La mujer sonrió, disfrutando sin prisas de aquel espectáculo: el cuerpo atlético, joven, bronceado, y húmedo, perfecto, como el de uno de los dioses de Agrigento. Se tumbó a su lado, echada sobre un codo, casi divertida con la situación. Él parecía tranquilo, pero no lo estaba en absoluto. La miraba con ojos sonrientes, sin atreverse a hacer nada que pudiese ser malinterpretado; al fin y al cabo, los Casatti eran amigos de sus padres desde siempre. Has crecido mucho, Angelo, eres casi un hombre. Se miraban a los ojos bajo el sol radiante, sobre las tablas calientes de la plataforma. Precisamente el otro día le comentaba a tu madre lo guapo que estás. Tu devi avere molte fidanzate.
Él le retiró un mechón húmedo, casi rubio, de la cara. Ella observaba los brazos fuertes, el estómago recto, las piernas duras, masculinas, el bulto bajo el bañador. Lo miró de nuevo con la boca húmeda entreabierta. Él tenía una perfecta, enorme, inequívoca erección. La mujer puso la mano de uñas lacadas de rojo en aquel lugar y lo miró aún más cerca.
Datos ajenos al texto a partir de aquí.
template <bool DROP, int NQT, bool MASKED>
__global__ __launch_bounds__(B_NW * 64, 4) void attn_bwd_fast_kernel(const mmfm_attn_desc d, const float keep_scale) {
    constexpr int NW = B_NW, CW = B_CW, TS = B_TS, TILE = B_TILE, RS = B_RS, NT = NW * 64;
    extern __shared__ __attribute__((aligned(16))) char smem[];
    const int t = threadIdx.x, lane = t & 63, kh = lane >> 5, l31 = lane & 31;
    const int wave = __builtin_amdgcn_readfirstlane(t >> 6);
    const int bh_ = attn_xcd_remap((int)blockIdx.x, (int)gridDim.x, d.flags);
    const int b = bh_ / d.heads, h = bh_ % d.heads;
    const int Lq = d.Lq, Lk = d.Lk, LqP = NQT ? NQT * 32 : (Lq + 31) & ~31, LkP = NQT ? NQT * 32 : (Lk + 31) & ~31;
    const int nqt = NQT ? NQT : LqP / 32, nkt = ((Lk + 31) & ~31) / 32;
    char* As = smem;
    char* Bs = As + LqP * RS;
    float* lse2 = reinterpret_cast<float*>(Bs + LqP * RS);
    float* dl = lse2 + LqP;
    float* kbias = dl + LqP;
    char* stg = reinterpret_cast<char*>(kbias + LkP);
    char* sc7 = stg + 2 * CW * TILE;
    uint32_t* flags = reinterpret_cast<uint32_t*>(sc7 + 32 * B_QRS);
    int* tmod = reinterpret_cast<int*>(flags + 8);
    uint8_t* modb = reinterpret_cast<uint8_t*>(flags + 16);
    const bool causal = MASKED && (d.flags & MMFM_ATTN_CAUSAL), sep = MASKED && (d.flags & MMFM_ATTN_SEP);
    const uint16_t* qg = reinterpret_cast<const uint16_t*>(d.q) + (size_t)b * Lq * d.ldq + h * 32;
    const uint16_t* kg = reinterpret_cast<const uint16_t*>(d.k) + (size_t)b * Lk * d.ldk + h * 32;
    const uint16_t* vg = reinterpret_cast<const uint16_t*>(d.v) + (size_t)b * Lk * d.ldv + h * 32;
    const uint16_t* og = reinterpret_cast<const uint16_t*>(d.o) + (size_t)b * Lq * d.ldo + h * 32;
    const uint16_t* dog = reinterpret_cast<const uint16_t*>(d.d_o) + (size_t)b * Lq * d.lddo + h * 32;
    const float osc_dk = d.scale * keep_scale, osc_dv = keep_scale, inv_keep = 1.f / keep_scale;
    const Drop dout = drop_init(d.drop_o);

    const int kt_own = wave < CW ? wave : 0, key_own = kt_own * 32 + l31;
    uint4 qc[2], kc[2], gc[2], oc[2], kfv[2], vfv[2];
#pragma unroll
    for (int j = 0; j < 2; ++j) {
        const int c = t + NT * j, row = c >> 2, col = c & 3;
        qc[j] = make_uint4(0u, 0u, 0u, 0u); kc[j] = qc[j]; gc[j] = qc[j]; oc[j] = qc[j];
        if (row < Lq) {
            qc[j] = *reinterpret_cast<const uint4*>(qg + (size_t)row * d.ldq + 8 * col);
            gc[j] = *reinterpret_cast<const uint4*>(dog + (size_t)row * d.lddo + 8 * col);
            oc[j] = *reinterpret_cast<const uint4*>(og + (size_t)row * d.ldo + 8 * col);
        }
        if (row < Lk) kc[j] = *reinterpret_cast<const uint4*>(kg + (size_t)row * d.ldk + 8 * col);
    }
#pragma unroll
    for (int ks = 0; ks < 2; ++ks) {
        kfv[ks] = make_uint4(0u, 0u, 0u, 0u); vfv[ks] = kfv[ks];
        if (wave < CW && key_own < Lk) {
            kfv[ks] = *reinterpret_cast<const uint4*>(kg + (size_t)key_own * d.ldk + ks * 16 + 8 * kh);
            vfv[ks] = *reinterpret_cast<const uint4*>(vg + (size_t)key_own * d.ldv + ks * 16 + 8 * kh);
        }
    }
    const uint32_t* kbp = reinterpret_cast<const uint32_t*>(d.keepbits) + ((size_t)bh_ * nqt * nkt + min(kt_own, nkt - 1)) * 32 +
                          2 * ((l31 & 3) + 4 * (l31 >> 3)) + ((l31 >> 2) & 1);
    const int kw_stride = nkt * 32;
    uint32_t kw_next = 0u;
    if (DROP) kw_next = kbp[0];
    float lsev = 0.f;
    uint8_t kpv = 1;
    if (t < Lq) lsev = d.lse[(size_t)bh_ * Lq + t];
    if (t < Lk && d.keypad != nullptr) kpv = d.keypad[(size_t)b * Lk + t];
    uint32_t mv = 0u;
    if constexpr (MASKED) {
        if (sep && t < LqP) mv = d.mod_id[min(t, Lq - 1)];
    }
#pragma unroll
    for (int j = 0; j < 2; ++j) {
        const int c = t + NT * j, row = c >> 2, col = c & 3;
        if (row < LqP) {
            *reinterpret_cast<uint4*>(As + img_off(row, col)) = qc[j];
            const uint32_t gw[4] = {gc[j].x, gc[j].y, gc[j].z, gc[j].w}, ow[4] = {oc[j].x, oc[j].y, oc[j].z, oc[j].w};
            const uint64_t base = ((uint64_t)b * Lq + (uint64_t)row) * (uint64_t)(d.heads * 32) + (uint64_t)(h * 32 + 8 * col);
            float part = 0.f, gd[8];
#pragma unroll
            for (int i = 0; i < 4; ++i) {
                float g0 = __uint_as_float(gw[i] << 16), g1 = __uint_as_float(gw[i] & 0xffff0000u);
                const float o0 = __uint_as_float(ow[i] << 16), o1 = __uint_as_float(ow[i] & 0xffff0000u);
                part += g0 * o0 + g1 * o1;
                if (dout.on()) dout.apply2(g0, g1, base + 2 * i);
                gd[2 * i] = g0;
                gd[2 * i + 1] = g1;
            }
            part += __shfl_xor(part, 1);
            part += __shfl_xor(part, 2);
            if (col == 0) dl[row] = part * inv_keep;
            *reinterpret_cast<uint4*>(Bs + img_off(row, col)) = __builtin_bit_cast(uint4, pack8(gd));
        }
        if (row < LkP) *reinterpret_cast<uint4*>(stg + img_off(row, col)) = kc[j];
    }
    if (t < LqP) lse2[t] = lsev * LOG2E;
    const bool kok = t < Lk && (kpv != 0 || causal);
    if (t < LkP) kbias[t] = kok ? 0.f : -INFINITY;
    if constexpr (MASKED) stage_mod(modb, tmod, t, LqP, mv);
    const int pad = (t < Lk && !kok) ? 1 : 0;
    const int wv = __any(pad) ? 1 : 0;
    if (lane == 0) flags[wave] = (uint32_t)wv;
    __syncthreads();
    int anypad = 0;
#pragma unroll
    for (int w = 0; w < NW; ++w) anypad |= (int)flags[w];
    anypad = __builtin_amdgcn_readfirstlane(anypad);
    const float c2 = d.scale * LOG2E;

    if (wave < CW) {
        const int kt = wave;
        const bool active = kt < nkt;
        f32x16 dKt, dVt;
#pragma unroll
        for (int r = 0; r < 16; ++r) { dKt[r] = 0.f; dVt[r] = 0.f; }
        const int key = kt * 32 + l31;
        bf16x8v kfr[2], vfr[2];
#pragma unroll
        for (int ks = 0; ks < 2; ++ks) {
            kfr[ks] = __builtin_bit_cast(bf16x8v, kfv[ks]);
            vfr[ks] = __builtin_bit_cast(bf16x8v, vfv[ks]);
        }
        const float kbv = active ? kbias[key] : 0.f;
        f32x16 s, dpv;
        int m_skip = 0, m_zero = 0, m_mix = 0;
        if constexpr (MASKED) {
            if (active) {
                const int tk = sep ? tmod[kt] : 0;
                for (int qt = 0; qt < nqt; ++qt) {
                    const int c = tile_class(causal, sep, sep ? tmod[qt] : 0, tk, qt, kt);
                    m_skip |= (c == T_SKIP) << qt;
                    m_zero |= (c == T_ZERO) << qt;
                    m_mix |= (c == T_MIXED) << qt;
                }
            }
            m_skip = __builtin_amdgcn_readfirstlane(m_skip);
            m_zero = __builtin_amdgcn_readfirstlane(m_zero);
            m_mix = __builtin_amdgcn_readfirstlane(m_mix);
        }
        const int roff0 = l31 * RS + (((0 + kh) ^ ((l31 >> 2) & 3)) << 4), roff1 = l31 * RS + (((2 + kh) ^ ((l31 >> 2) & 3)) << 4);
        auto scoresA = [&](int qt) {
            const char* Aq = As + qt * (32 * RS);
            const char* Bq = Bs + qt * (32 * RS);
            const f32x16 zero = {0.f, 0.f, 0.f, 0.f, 0.f, 0.f, 0.f, 0.f, 0.f, 0.f, 0.f, 0.f, 0.f, 0.f, 0.f, 0.f};
            bool zero_start = !anypad, mixed = false;
            if constexpr (MASKED) {
                zero_start = zero_start || ((m_zero >> qt) & 1);
                mixed = (m_mix >> qt) & 1;
            }
            if (mixed) {
                const int fl = d.flags;
                const uint32_t mk = sep ? modb[key] : 0u;
#pragma unroll
                for (int g = 0; g < 4; ++g) {
                    const uint32_t mw = sep ? *reinterpret_cast<const uint32_t*>(modb + qt * 32 + 8 * g + 4 * kh) : 0u;
#pragma unroll
                    for (int i = 0; i < 4; ++i)
                        s[4 * g + i] = mixed_start(fl, qt * 32 + 8 * g + 4 * kh + i, key, Lk, kbv, (mw >> (8 * i)) & 0xffu, mk);
                }
                s = __builtin_amdgcn_mfma_f32_32x32x16_bf16(rowfrag(Aq, roff0), kfr[0], s, 0, 0, 0);
                dpv = __builtin_amdgcn_mfma_f32_32x32x16_bf16(rowfrag(Bq, roff0), vfr[0], zero, 0, 0, 0);
                s = __builtin_amdgcn_mfma_f32_32x32x16_bf16(rowfrag(Aq, roff1), kfr[1], s, 0, 0, 0);
                dpv = __builtin_amdgcn_mfma_f32_32x32x16_bf16(rowfrag(Bq, roff1), vfr[1], dpv, 0, 0, 0);
            } else if (zero_start) {
                s = __builtin_amdgcn_mfma_f32_32x32x16_bf16(rowfrag(Aq, roff0), kfr[0], zero, 0, 0, 0);
                dpv = __builtin_amdgcn_mfma_f32_32x32x16_bf16(rowfrag(Bq, roff0), vfr[0], zero, 0, 0, 0);
                s = __builtin_amdgcn_mfma_f32_32x32x16_bf16(rowfrag(Aq, roff1), kfr[1], s, 0, 0, 0);
                dpv = __builtin_amdgcn_mfma_f32_32x32x16_bf16(rowfrag(Bq, roff1), vfr[1], dpv, 0, 0, 0);
            } else {
                const bool dfix = (d.flags & MMFM_ATTN_DIAG) && qt == kt;
                int lv = l31;
                asm volatile("" : "+v"(lv));
#pragma unroll
                for (int r = 0; r < 16; ++r) s[r] = (dfix && mrow(r, kh) == lv) ? 0.f : kbv;
                s = __builtin_amdgcn_mfma_f32_32x32x16_bf16(rowfrag(Aq, roff0), kfr[0], s, 0, 0, 0);
                dpv = __builtin_amdgcn_mfma_f32_32x32x16_bf16(rowfrag(Bq, roff0), vfr[0], zero, 0, 0, 0);
                s = __builtin_amdgcn_mfma_f32_32x32x16_bf16(rowfrag(Aq, roff1), kfr[1], s, 0, 0, 0);
                dpv = __builtin_amdgcn_mfma_f32_32x32x16_bf16(rowfrag(Bq, roff1), vfr[1], dpv, 0, 0, 0);
            }
        };
        const int gtail = ((Lq - (nqt - 1) * 32) + 7) >> 3;
        __syncthreads();
        auto step = [&](int qt) {
            bool skip = false;
            if constexpr (MASKED) skip = (m_skip >> qt) & 1;
            if (active && skip) {
                if (DROP) kw_next = kbp[(size_t)min(qt + 1, nqt - 1) * kw_stride];
                char* slot = stg + ((qt & 1) * CW + wave) * TILE + l31 * TS;
#pragma unroll
                for (int j = 0; j < 4; ++j) *reinterpret_cast<uint2*>(slot + (8 * j + 4 * kh) * 2) = make_uint2(0u, 0u);
            } else if (active) {
                scoresA(qt);
                uint32_t wq = 0u;
                if (DROP) {
                    wq = kw_next >> (4 * kh);
                    kw_next = kbp[(size_t)min(qt + 1, nqt - 1) * kw_stride];
                }
                char* slot = stg + ((qt & 1) * CW + wave) * TILE + l31 * TS;
                if (qt == nqt - 1 && gtail != 4) {
                    if (gtail == 1) bwd_tile<1, DROP>(s, dpv, c2, lse2, dl, wq, As, Bs, slot, qt, kh, lane, dKt, dVt);
                    else if (gtail == 2) bwd_tile<2, DROP>(s, dpv, c2, lse2, dl, wq, As, Bs, slot, qt, kh, lane, dKt, dVt);
                    else bwd_tile<3, DROP>(s, dpv, c2, lse2, dl, wq, As, Bs, slot, qt, kh, lane, dKt, dVt);
                } else {
                    bwd_tile<4, DROP>(s, dpv, c2, lse2, dl, wq, As, Bs, slot, qt, kh, lane, dKt, dVt);
                }
            }
            __syncthreads();
        };
        if constexpr (NQT != 0) {
#pragma unroll
            for (int qt = 0; qt < NQT; ++qt) step(qt);
        } else {
            for (int qt = 0; qt < nqt; ++qt) step(qt);
        }
        if (active) {
            char* scr = stg + ((nqt & 1) * CW + wave) * TILE;
            const f32x16 dk1[1] = {dKt}, dv1[1] = {dVt};
            store_tile_T<32, 1>(scr, TS, dk1, reinterpret_cast<uint16_t*>(d.dk) + (size_t)b * Lk * d.lddk + h * 32, d.lddk, kt * 32, Lk, lane, osc_dk);
            store_tile_T<32, 1>(scr, TS, dv1, reinterpret_cast<uint16_t*>(d.dv) + (size_t)b * Lk * d.lddv + h * 32, d.lddv, kt * 32, Lk, lane, osc_dv);
        }
    } else {
        bf16x8v kT[CW][2];
#pragma unroll
        for (int kt = 0; kt < CW; ++kt)
#pragma unroll
            for (int s2 = 0; s2 < 2; ++s2) kT[kt][s2] = trfrag_sw(stg, min(kt, nkt - 1) * 32 + 16 * s2, lane);
        __syncthreads();
        uint16_t* dqg = reinterpret_cast<uint16_t*>(d.dq) + (size_t)b * Lq * d.lddq + h * 32;
        auto step = [&](int qt) {
            __syncthreads();
            const char* buf = stg + (qt & 1) * CW * TILE;
            f32x16 dQt[1];
#pragma unroll
            for (int r = 0; r < 16; ++r) dQt[0][r] = 0.f;
#pragma unroll
            for (int kt = 0; kt < CW; ++kt) {
                if (kt < nkt) {
#pragma unroll
                    for (int s2 = 0; s2 < 2; ++s2)
                        dQt[0] = __builtin_amdgcn_mfma_f32_32x32x16_bf16(kT[kt][s2], trfrag(buf + kt * TILE, TS, 16 * s2, 0, lane), dQt[0], 0, 0, 0);
                }
            }
            store_tile_T<32, 1>(sc7, B_QRS, dQt, dqg, d.lddq, qt * 32, Lq, lane, osc_dk);
        };
        if constexpr (NQT != 0) {
#pragma unroll
            for (int qt = 0; qt < NQT; ++qt) step(qt);
        } else {
            for (int qt = 0; qt < nqt; ++qt) step(qt);
        }
    }
}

Asomarse a aquellos ojos azules era como zambullirse en una piscina limpia y caliente. Miró alrededor. La playa estaba a pocos metros, llena de gente, y algunos bañistas se acercaban, nadando, a la plataforma.
—No deberías pasar tanto tiempo mojado, puedes enfriarte. Deberías secarte, muchacho.
—Sécame tú —le dijo él sin moverse, disfrutando de aquello.
—Tengo un par de toallas en la caseta 21 —respondió la mujer en un susurro, al oído. Luego se lanzó al agua.
La caseta medía diez pies de largo por siete de ancho y tenía un banco corrido en un lateral. En el suelo, una cesta de playa con toallas limpias, un sombrero y unas gafas de sol. Cerró con pestillo mientras se devoraban la boca, el cuello, la cara, la lengua, disfrutándose con placer ella, con cierta urgencia juvenil él. Se quitaron la poca ropa que tenían, rozándose por todo el cuerpo con la piel del otro, como un interminable beso vertical. Sabían a sal y a calor y a ganas de follar.
Ella estaba tan excitada que la polla dura del chico se deslizó en el interior de su coño como si entrara en un tarro de miel caliente; gemían de placer, follando torpemente de pie, apoyados en las paredes, envueltos en una especie de nube espesa de calor húmedo. Entonces, el muchacho, sin poder controlar mucho más aquella situación absolutamente nueva para él, se dejó llevar con un gemido casi doloroso. Ella lo miró sorprendida, primero, pero enseguida comprendió. Se sentaron en el banco, él sonriendo, casi tímido, con una mirada entre el azoramiento y la disculpa. Iba a decir algo, pero la mujer le puso la mano sobre los labios húmedos y se agachó. De rodillas, comenzó a besarle dulcemente los muslos, a chuparle los testículos, con un placer casi inocente, como si fuesen una golosina dulcísima. Mordió suavemente, chupó, lamió, besó aquel pene poderoso, dulce, que sabía a sal y a semen y a flujo de su coño y entonces notó que crecía de nuevo dentro de su boca. Él la miró, divertido, acariciándole el pelo, hundiéndose con placer en su garganta, y entonces la mujer, cuando se la hubo puesto bien dura, se sentó a horcajadas sobre él.
Vieni qua, ragazzo mio, le dijo, moviéndose suavemente clavada en aquella carne deliciosa. Te voy a enseñar a hacerlo despacio, a dar placer a la hembra, a que no te corras durante horas hasta que ellas te lo supliquen. Ven aquí, giovanotto. Te voy a enseñar a follar.